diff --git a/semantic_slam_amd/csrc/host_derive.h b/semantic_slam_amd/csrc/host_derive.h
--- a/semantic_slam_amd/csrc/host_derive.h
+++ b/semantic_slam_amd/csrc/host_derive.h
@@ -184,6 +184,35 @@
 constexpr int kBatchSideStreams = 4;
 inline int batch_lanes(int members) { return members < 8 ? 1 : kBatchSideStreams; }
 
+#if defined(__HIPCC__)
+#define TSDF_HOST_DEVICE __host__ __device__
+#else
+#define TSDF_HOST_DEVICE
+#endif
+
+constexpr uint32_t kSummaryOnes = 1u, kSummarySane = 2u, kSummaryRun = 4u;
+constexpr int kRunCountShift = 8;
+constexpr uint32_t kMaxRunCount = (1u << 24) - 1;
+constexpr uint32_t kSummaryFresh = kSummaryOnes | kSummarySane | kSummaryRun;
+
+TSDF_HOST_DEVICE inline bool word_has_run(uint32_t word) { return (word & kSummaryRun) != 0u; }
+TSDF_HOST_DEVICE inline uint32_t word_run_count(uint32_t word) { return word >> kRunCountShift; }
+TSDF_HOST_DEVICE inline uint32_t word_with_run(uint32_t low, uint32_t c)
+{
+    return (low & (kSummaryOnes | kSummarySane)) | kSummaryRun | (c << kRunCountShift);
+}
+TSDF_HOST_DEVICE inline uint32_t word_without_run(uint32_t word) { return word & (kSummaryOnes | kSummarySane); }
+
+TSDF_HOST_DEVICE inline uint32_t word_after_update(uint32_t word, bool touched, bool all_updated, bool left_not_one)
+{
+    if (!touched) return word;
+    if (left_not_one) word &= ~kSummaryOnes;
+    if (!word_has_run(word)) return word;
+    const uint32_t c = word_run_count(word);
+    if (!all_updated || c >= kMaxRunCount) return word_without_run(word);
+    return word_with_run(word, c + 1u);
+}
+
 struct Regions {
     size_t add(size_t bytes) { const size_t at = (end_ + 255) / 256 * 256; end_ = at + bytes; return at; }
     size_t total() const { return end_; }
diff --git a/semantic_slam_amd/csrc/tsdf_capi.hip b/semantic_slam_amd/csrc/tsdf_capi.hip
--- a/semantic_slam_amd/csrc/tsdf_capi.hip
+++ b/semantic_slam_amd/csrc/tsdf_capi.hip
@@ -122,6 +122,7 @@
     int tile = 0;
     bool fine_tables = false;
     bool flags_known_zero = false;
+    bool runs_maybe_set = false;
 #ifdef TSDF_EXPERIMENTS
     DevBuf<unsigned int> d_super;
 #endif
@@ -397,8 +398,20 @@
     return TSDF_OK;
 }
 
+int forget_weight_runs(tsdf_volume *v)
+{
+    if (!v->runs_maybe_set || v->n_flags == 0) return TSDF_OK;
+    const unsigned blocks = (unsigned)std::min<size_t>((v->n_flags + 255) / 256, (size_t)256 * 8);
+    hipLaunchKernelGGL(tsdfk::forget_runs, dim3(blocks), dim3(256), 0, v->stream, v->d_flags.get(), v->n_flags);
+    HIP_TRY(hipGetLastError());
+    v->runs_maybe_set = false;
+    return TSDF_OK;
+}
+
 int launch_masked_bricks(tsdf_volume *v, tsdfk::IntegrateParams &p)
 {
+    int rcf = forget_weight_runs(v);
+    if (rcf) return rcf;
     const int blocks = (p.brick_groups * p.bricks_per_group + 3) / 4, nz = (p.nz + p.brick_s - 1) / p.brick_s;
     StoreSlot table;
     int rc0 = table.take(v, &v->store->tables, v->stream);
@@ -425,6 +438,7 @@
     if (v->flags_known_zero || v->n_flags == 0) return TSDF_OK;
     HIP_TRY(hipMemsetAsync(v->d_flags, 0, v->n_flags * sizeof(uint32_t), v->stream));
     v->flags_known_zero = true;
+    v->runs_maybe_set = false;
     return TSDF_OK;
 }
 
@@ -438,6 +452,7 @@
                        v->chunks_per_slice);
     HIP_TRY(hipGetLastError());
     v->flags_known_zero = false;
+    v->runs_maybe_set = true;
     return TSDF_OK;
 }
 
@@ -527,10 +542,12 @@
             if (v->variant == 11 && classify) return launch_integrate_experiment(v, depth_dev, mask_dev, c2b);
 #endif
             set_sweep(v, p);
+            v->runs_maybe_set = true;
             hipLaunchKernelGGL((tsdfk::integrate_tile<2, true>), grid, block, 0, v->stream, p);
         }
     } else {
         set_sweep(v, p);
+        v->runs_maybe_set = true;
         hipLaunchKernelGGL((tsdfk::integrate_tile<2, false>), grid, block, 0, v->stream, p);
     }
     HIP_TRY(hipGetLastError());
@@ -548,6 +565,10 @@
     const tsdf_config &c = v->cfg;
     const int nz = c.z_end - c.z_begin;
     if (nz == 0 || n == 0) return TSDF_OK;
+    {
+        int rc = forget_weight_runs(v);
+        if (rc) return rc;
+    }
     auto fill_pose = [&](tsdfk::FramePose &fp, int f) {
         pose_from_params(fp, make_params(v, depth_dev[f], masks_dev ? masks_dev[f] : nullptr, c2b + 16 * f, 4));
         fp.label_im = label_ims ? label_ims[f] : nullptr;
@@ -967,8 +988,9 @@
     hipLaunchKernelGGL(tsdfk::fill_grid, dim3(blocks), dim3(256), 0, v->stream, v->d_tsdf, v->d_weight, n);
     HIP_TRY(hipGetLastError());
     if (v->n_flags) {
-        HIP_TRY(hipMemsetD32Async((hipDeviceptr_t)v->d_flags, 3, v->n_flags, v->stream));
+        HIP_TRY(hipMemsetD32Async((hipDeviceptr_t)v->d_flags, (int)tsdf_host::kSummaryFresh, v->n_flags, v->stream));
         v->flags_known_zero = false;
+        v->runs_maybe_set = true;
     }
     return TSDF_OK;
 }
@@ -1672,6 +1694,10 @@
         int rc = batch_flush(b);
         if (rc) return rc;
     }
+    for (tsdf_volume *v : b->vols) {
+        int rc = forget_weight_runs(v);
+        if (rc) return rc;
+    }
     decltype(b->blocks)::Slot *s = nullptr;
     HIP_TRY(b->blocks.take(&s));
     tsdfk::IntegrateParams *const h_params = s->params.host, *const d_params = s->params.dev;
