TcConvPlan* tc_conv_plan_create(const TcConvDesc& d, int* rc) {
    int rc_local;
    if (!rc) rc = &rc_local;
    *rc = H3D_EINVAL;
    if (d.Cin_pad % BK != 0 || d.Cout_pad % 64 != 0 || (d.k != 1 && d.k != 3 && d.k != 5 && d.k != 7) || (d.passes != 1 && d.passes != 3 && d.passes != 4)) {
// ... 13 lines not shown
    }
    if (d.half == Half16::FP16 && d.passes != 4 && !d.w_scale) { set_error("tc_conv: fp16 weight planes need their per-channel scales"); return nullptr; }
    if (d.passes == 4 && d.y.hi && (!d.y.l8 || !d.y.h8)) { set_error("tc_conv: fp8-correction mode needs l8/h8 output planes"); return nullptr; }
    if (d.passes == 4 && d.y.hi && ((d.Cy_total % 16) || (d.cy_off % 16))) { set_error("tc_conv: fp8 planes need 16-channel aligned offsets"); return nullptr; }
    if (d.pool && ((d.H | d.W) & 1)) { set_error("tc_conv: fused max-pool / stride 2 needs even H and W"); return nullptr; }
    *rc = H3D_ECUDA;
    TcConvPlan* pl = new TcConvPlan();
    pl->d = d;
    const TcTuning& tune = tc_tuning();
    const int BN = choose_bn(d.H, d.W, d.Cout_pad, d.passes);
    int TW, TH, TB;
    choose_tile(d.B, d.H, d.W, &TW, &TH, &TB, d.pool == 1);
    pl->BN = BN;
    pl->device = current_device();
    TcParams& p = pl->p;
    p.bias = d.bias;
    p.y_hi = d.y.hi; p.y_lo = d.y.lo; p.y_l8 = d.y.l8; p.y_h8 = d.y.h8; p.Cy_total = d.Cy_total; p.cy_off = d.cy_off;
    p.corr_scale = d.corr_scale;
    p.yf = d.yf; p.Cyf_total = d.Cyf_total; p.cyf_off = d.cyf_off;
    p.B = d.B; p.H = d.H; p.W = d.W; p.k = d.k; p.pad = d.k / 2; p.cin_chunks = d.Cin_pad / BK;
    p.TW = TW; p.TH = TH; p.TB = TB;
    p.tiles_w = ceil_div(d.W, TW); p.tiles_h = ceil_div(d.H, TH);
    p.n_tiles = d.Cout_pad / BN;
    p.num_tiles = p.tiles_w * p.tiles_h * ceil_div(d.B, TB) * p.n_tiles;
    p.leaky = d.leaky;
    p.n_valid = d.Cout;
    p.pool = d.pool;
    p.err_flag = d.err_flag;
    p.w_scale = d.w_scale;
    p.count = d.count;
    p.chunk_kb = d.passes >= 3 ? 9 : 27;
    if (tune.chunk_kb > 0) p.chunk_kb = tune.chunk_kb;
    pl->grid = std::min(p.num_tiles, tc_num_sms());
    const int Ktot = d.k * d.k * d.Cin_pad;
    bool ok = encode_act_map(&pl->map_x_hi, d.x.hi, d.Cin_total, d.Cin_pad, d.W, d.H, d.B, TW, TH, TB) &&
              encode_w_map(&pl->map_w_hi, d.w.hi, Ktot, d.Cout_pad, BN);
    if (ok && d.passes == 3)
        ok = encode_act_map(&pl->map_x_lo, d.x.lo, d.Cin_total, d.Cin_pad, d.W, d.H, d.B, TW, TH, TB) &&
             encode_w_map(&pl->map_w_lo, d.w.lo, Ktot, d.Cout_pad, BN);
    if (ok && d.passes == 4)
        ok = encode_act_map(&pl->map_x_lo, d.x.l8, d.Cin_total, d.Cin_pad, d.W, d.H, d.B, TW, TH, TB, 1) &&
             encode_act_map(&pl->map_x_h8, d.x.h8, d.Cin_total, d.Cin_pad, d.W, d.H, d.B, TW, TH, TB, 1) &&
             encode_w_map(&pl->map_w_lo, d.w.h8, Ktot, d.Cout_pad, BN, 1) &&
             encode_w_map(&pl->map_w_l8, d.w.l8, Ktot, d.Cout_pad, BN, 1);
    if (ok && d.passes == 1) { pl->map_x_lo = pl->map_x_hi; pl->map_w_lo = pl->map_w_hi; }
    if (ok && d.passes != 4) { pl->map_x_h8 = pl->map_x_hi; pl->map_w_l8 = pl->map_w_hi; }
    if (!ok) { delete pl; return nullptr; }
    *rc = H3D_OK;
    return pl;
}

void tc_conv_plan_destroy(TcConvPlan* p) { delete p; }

○ ○ ○ ○ ○ ○ ○

An exact transcription of the lines from the start of the listing through the line bearing "inline uint32_t word_run_count(uint32_t" is the whole answer.

diff --git a/semantic_slam_amd/csrc/host_derive.h b/semantic_slam_amd/csrc/host_derive.h
--- a/semantic_slam_amd/csrc/host_derive.h
+++ b/semantic_slam_amd/csrc/host_derive.h
@@ -184,6 +184,35 @@
 constexpr int kBatchSideStreams = 4;
 inline int batch_lanes(int members) { return members < 8 ? 1 : kBatchSideStreams; }
 
+#if defined(__HIPCC__)
+#define TSDF_HOST_DEVICE __host__ __device__
+#else
+#define TSDF_HOST_DEVICE
+#endif
+
+constexpr uint32_t kSummaryOnes = 1u, kSummarySane = 2u, kSummaryRun = 4u;
+constexpr int kRunCountShift = 8;
+constexpr uint32_t kMaxRunCount = (1u << 24) - 1;
+constexpr uint32_t kSummaryFresh = kSummaryOnes | kSummarySane | kSummaryRun;
+
+TSDF_HOST_DEVICE inline bool word_has_run(uint32_t word) { return (word & kSummaryRun) != 0u; }
+TSDF_HOST_DEVICE inline uint32_t word_run_count(uint32_t word) { return word >> kRunCountShift; }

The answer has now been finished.